# [Exercise details]
Copy out the entries that come next, exactly.

Data entries:

+                   in_bytes * (double)B * H * W * kConv1Cin + 4.0 * B * Hp * Wp * 64);
+    const bool aligned = pad_left == 0 && W % 4 == 0 &&
+                         reinterpret_cast<uintptr_t>(src.base) % (src_kind == kSrcRingU8 ? 4 : 16) == 0;
+    const int SRC = 2 * src_kind + (aligned ? 1 : 0) + (src.mask ? 8 : 0);
+    const dim3 grid((unsigned)blocks);
+#define DVSG_CP(S)                                                                                                         \
+  case S:                                                                                                                  \
+    if (pair)                                                                                                              \
+      hipLaunchKernelGGL((conv1_pool_pair_kernel<S>), grid, dim3(512), 0, s, src, wt1, bias, y, side_top, side_left, H, W, H1, \
+                         W1, Hp, Wp, pad_top, pad_left, strips, bands, pband);                                             \
+    else                                                                                                                   \
+      hipLaunchKernelGGL((conv1_pool_kernel<S>), grid, dim3(256), 0, s, src, wt1, bias, y, side_top, side_left, H, W, H1, W1, \
+                         Hp, Wp, pad_top, pad_left, strips, bands, pband);                                                 \
+    break
+    switch (SRC) {
+      DVSG_CP(0); DVSG_CP(1); DVSG_CP(2); DVSG_CP(3); DVSG_CP(4); DVSG_CP(5);
+      DVSG_CP(8); DVSG_CP(9); DVSG_CP(10); DVSG_CP(11); DVSG_CP(12); DVSG_CP(13);
+      default: return fail(DVSG_ERR_INVALID_ARG, "conv1_pool: source kind %d", SRC);
+    }
+#undef DVSG_CP
+    if (int rc = check_launch("conv1_pool_kernel")) return rc;
+  }
+  const long n_a = (long)B * (bands - 1) * Wp * 16, n_b = (long)B * Hp * (strips - 1) * 16;
+  if (n_a + n_b == 0) return DVSG_OK;
+  ProfScope prof(kClsMaxpool, s, 0.0, 4.0 * 64 * ((double)B * (bands - 1) * Wp * 3 + (double)B * Hp * (strips - 1) * 2));
+  hipLaunchKernelGGL(conv1_pool_seams_kernel, dim3((unsigned)((n_a + n_b + 255) / 256)), dim3(256), 0, s, y, side_top, side_left, B,
+                     Hp, Wp, strips, bands, pband, n_a, n_b);
+  return check_launch("conv1_pool_seams_kernel");
+}
+
+}
diff --git a/coupe/dvsg_amd/csrc/locnet.hip b/coupe/dvsg_amd/csrc/locnet.hip
--- a/coupe/dvsg_amd/csrc/locnet.hip
+++ b/coupe/dvsg_amd/csrc/locnet.hip
@@ -304,9 +304,15 @@
 int g_x3_conv1 = 1;
 int g_x3_fuse = 3;
 int g_concat_sc = 1;
+int g_conv1_pool_fused = -1;
+constexpr int kConv1PoolBand = 3;
+int g_conv1_pool_band = 0;
+int g_conv1_pool_pair = 1;
+constexpr long kConv1PoolMinBlocks = 4 * 512;
 
 struct Workspace {
   char *bufA, *bufB, *bufS, *r1, *r2;
+  size_t big;
   float *pool_part, *dpart0, *dpart1, *T, *Ft;
   char *splitk_slabs;
   int *splitk_counters;
@@ -339,6 +345,7 @@
     off += align256(bytes);
     return p;
   };
+  w.big = big;
   w.bufA = take(big);
   w.bufB = take(big);
   w.bufS = take(big);
@@ -462,15 +469,30 @@
 
   DVSG_RUN(launch_zero_tickets(ws.splitk_counters, (size_t)kMaxConvLaunches * kSplitKMaxTiles, s));
   int launch_idx = 0;
+  const int c1prec = gprec == kF32X && g_x3_conv1 ? kF32X : prec;
+  int strips = 0, bands = 0;
+  size_t side_elems = 0;
+  const int pband = g_conv1_pool_band > 0 ? g_conv1_pool_band : kConv1PoolBand;
+  conv1_pool_geometry(B, d.Hp, d.Wp, pband, &strips, &bands, &side_elems);
+  const bool pool_fused = c1prec == kF32 && stop_stage != 0 && get_conv1_variant() == 0 && g_conv1_pool_fused != 0 &&
+                          side_elems * sizeof(float) <= ws.big &&
+                          (g_conv1_pool_fused == 1 ||
+                           (src_kind == kSrcWindow && !src.mask && (long)B * strips * bands >= kConv1PoolMinBlocks));
+  if (pool_fused) {
+    MarkerRange mr("dvsg/conv1");
+    DVSG_RUN(launch_conv1_pool(src, src_kind, net->conv1.wt, net->conv1.bias, reinterpret_cast<float *>(ws.bufB),
+                               reinterpret_cast<float *>(ws.bufA), B, H, W, d.H1, d.W1, d.Hp, d.Wp, d.pad_top, d.pad_left, pband, g_conv1_pool_pair != 0, s));
+  } else {
   {
   MarkerRange mr("dvsg/conv1");
-  DVSG_RUN(launch_conv1(gprec == kF32X && g_x3_conv1 ? kF32X : prec, src, src_kind, net->conv1.wt, net->conv1.wt16, net->conv1.wt32s,
+  DVSG_RUN(launch_conv1(c1prec, src, src_kind, net->conv1.wt, net->conv1.wt16, net->conv1.wt32s,
                         net->conv1.wt3x, net->conv1.bias, ws.bufA, B, H, W, d.H1, d.W1, s));
   }
   DVSG_TAP(0, ws.bufA, d.H1, d.W1, 64);
   {
   MarkerRange mr("dvsg/pool1");
   DVSG_RUN(launch_maxpool(prec, ws.bufA, ws.bufB, B, d.H1, d.W1, 64, d.Hp, d.Wp, d.pad_top, d.pad_left, s));
+  }
   }
   DVSG_TAP(1, ws.bufB, d.Hp, d.Wp, 64);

# [Response to this exercise]
+                   in_bytes * (double)B * H * W * kConv1Cin + 4.0 * B * Hp * Wp * 64);
+    const bool aligned = pad_left == 0 && W % 4 == 0 &&
+                         reinterpret_cast<uintptr_t>(src.base) % (src_kind == kSrcRingU8 ? 4 : 16) == 0;
+    const int SRC = 2 * src_kind + (aligned ? 1 : 0) + (src.mask ? 8 : 0);
+    const dim3 grid((unsigned)blocks);
+#define DVSG_CP(S)                                                                                                         \
+  case S:                                                                                                                  \
+    if (pair)                                                                                                              \
+      hipLaunchKernelGGL((conv1_pool_pair_kernel<S>), grid, dim3(512), 0, s, src, wt1, bias, y, side_top, side_left, H, W, H1, \
+                         W1, Hp, Wp, pad_top, pad_left, strips, bands, pband);                                             \
+    else                                                                                                                   \
+      hipLaunchKernelGGL((conv1_pool_kernel<S>), grid, dim3(256), 0, s, src, wt1, bias, y, side_top, side_left, H, W, H1, W1, \
+                         Hp, Wp, pad_top, pad_left, strips, bands, pband);                                                 \
+    break
+    switch (SRC) {
+      DVSG_CP(0); DVSG_CP(1); DVSG_CP(2); DVSG_CP(3); DVSG_CP(4); DVSG_CP(5);
+      DVSG_CP(8); DVSG_CP(9); DVSG_CP(10); DVSG_CP(11); DVSG_CP(12); DVSG_CP(13);
+      default: return fail(DVSG_ERR_INVALID_ARG, "conv1_pool: source kind %d", SRC);
+    }
+#undef DVSG_CP
+    if (int rc = check_launch("conv1_pool_kernel")) return rc;
+  }
+  const long n_a = (long)B * (bands - 1) * Wp * 16, n_b = (long)B * Hp * (strips - 1) * 16;
+  if (n_a + n_b == 0) return DVSG_OK;
+  ProfScope prof(kClsMaxpool, s, 0.0, 4.0 * 64 * ((double)B * (bands - 1) * Wp * 3 + (double)B * Hp * (strips - 1) * 2));
+  hipLaunchKernelGGL(conv1_pool_seams_kernel, dim3((unsigned)((n_a + n_b + 255) / 256)), dim3(256), 0, s, y, side_top, side_left, B,
+                     Hp, Wp, strips, bands, pband, n_a, n_b);
+  return check_launch("conv1_pool_seams_kernel");
+}
+
+}
diff --git a/coupe/dvsg_amd/csrc/locnet.hip b/coupe/dvsg_amd/csrc/locnet.hip
--- a/coupe/dvsg_amd/csrc/locnet.hip
+++ b/coupe/dvsg_amd/csrc/locnet.hip
@@ -304,9 +304,15 @@
 int g_x3_conv1 = 1;
 int g_x3_fuse = 3;
 int g_concat_sc = 1;
+int g_conv1_pool_fused = -1;
+constexpr int kConv1PoolBand = 3;
+int g_conv1_pool_band = 0;
+int g_conv1_pool_pair = 1;
+constexpr long kConv1PoolMinBlocks = 4 * 512;
 
 struct Workspace {
   char *bufA, *bufB, *bufS, *r1, *r2;
+  size_t big;
   float *pool_part, *dpart0, *dpart1, *T, *Ft;
   char *splitk_slabs;
   int *splitk_counters;
@@ -339,6 +345,7 @@
     off += align256(bytes);
     return p;
   };
+  w.big = big;
   w.bufA = take(big);
   w.bufB = take(big);
   w.bufS = take(big);
@@ -462,15 +469,30 @@
 
   DVSG_RUN(launch_zero_tickets(ws.splitk_counters, (size_t)kMaxConvLaunches * kSplitKMaxTiles, s));
   int launch_idx = 0;
+  const int c1prec = gprec == kF32X && g_x3_conv1 ? kF32X : prec;
+  int strips = 0, bands = 0;
+  size_t side_elems = 0;
+  const int pband = g_conv1_pool_band > 0 ? g_conv1_pool_band : kConv1PoolBand;
+  conv1_pool_geometry(B, d.Hp, d.Wp, pband, &strips, &bands, &side_elems);
+  const bool pool_fused = c1prec == kF32 && stop_stage != 0 && get_conv1_variant() == 0 && g_conv1_pool_fused != 0 &&
+                          side_elems * sizeof(float) <= ws.big &&
+                          (g_conv1_pool_fused == 1 ||
+                           (src_kind == kSrcWindow && !src.mask && (long)B * strips * bands >= kConv1PoolMinBlocks));
+  if (pool_fused) {
+    MarkerRange mr("dvsg/conv1");
+    DVSG_RUN(launch_conv1_pool(src, src_kind, net->conv1.wt, net->conv1.bias, reinterpret_cast<float *>(ws.bufB),
+                               reinterpret_cast<float *>(ws.bufA), B, H, W, d.H1, d.W1, d.Hp, d.Wp, d.pad_top, d.pad_left, pband, g_conv1_pool_pair != 0, s));
+  } else {
   {
   MarkerRange mr("dvsg/conv1");
-  DVSG_RUN(launch_conv1(gprec == kF32X && g_x3_conv1 ? kF32X : prec, src, src_kind, net->conv1.wt, net->conv1.wt16, net->conv1.wt32s,
+  DVSG_RUN(launch_conv1(c1prec, src, src_kind, net->conv1.wt, net->conv1.wt16, net->conv1.wt32s,
                         net->conv1.wt3x, net->conv1.bias, ws.bufA, B, H, W, d.H1, d.W1, s));
   }
   DVSG_TAP(0, ws.bufA, d.H1, d.W1, 64);
   {
   MarkerRange mr("dvsg/pool1");
   DVSG_RUN(launch_maxpool(prec, ws.bufA, ws.bufB, B, d.H1, d.W1, 64, d.Hp, d.Wp, d.pad_top, d.pad_left, s));
+  }
   }
   DVSG_TAP(1, ws.bufB, d.Hp, d.Wp, 64);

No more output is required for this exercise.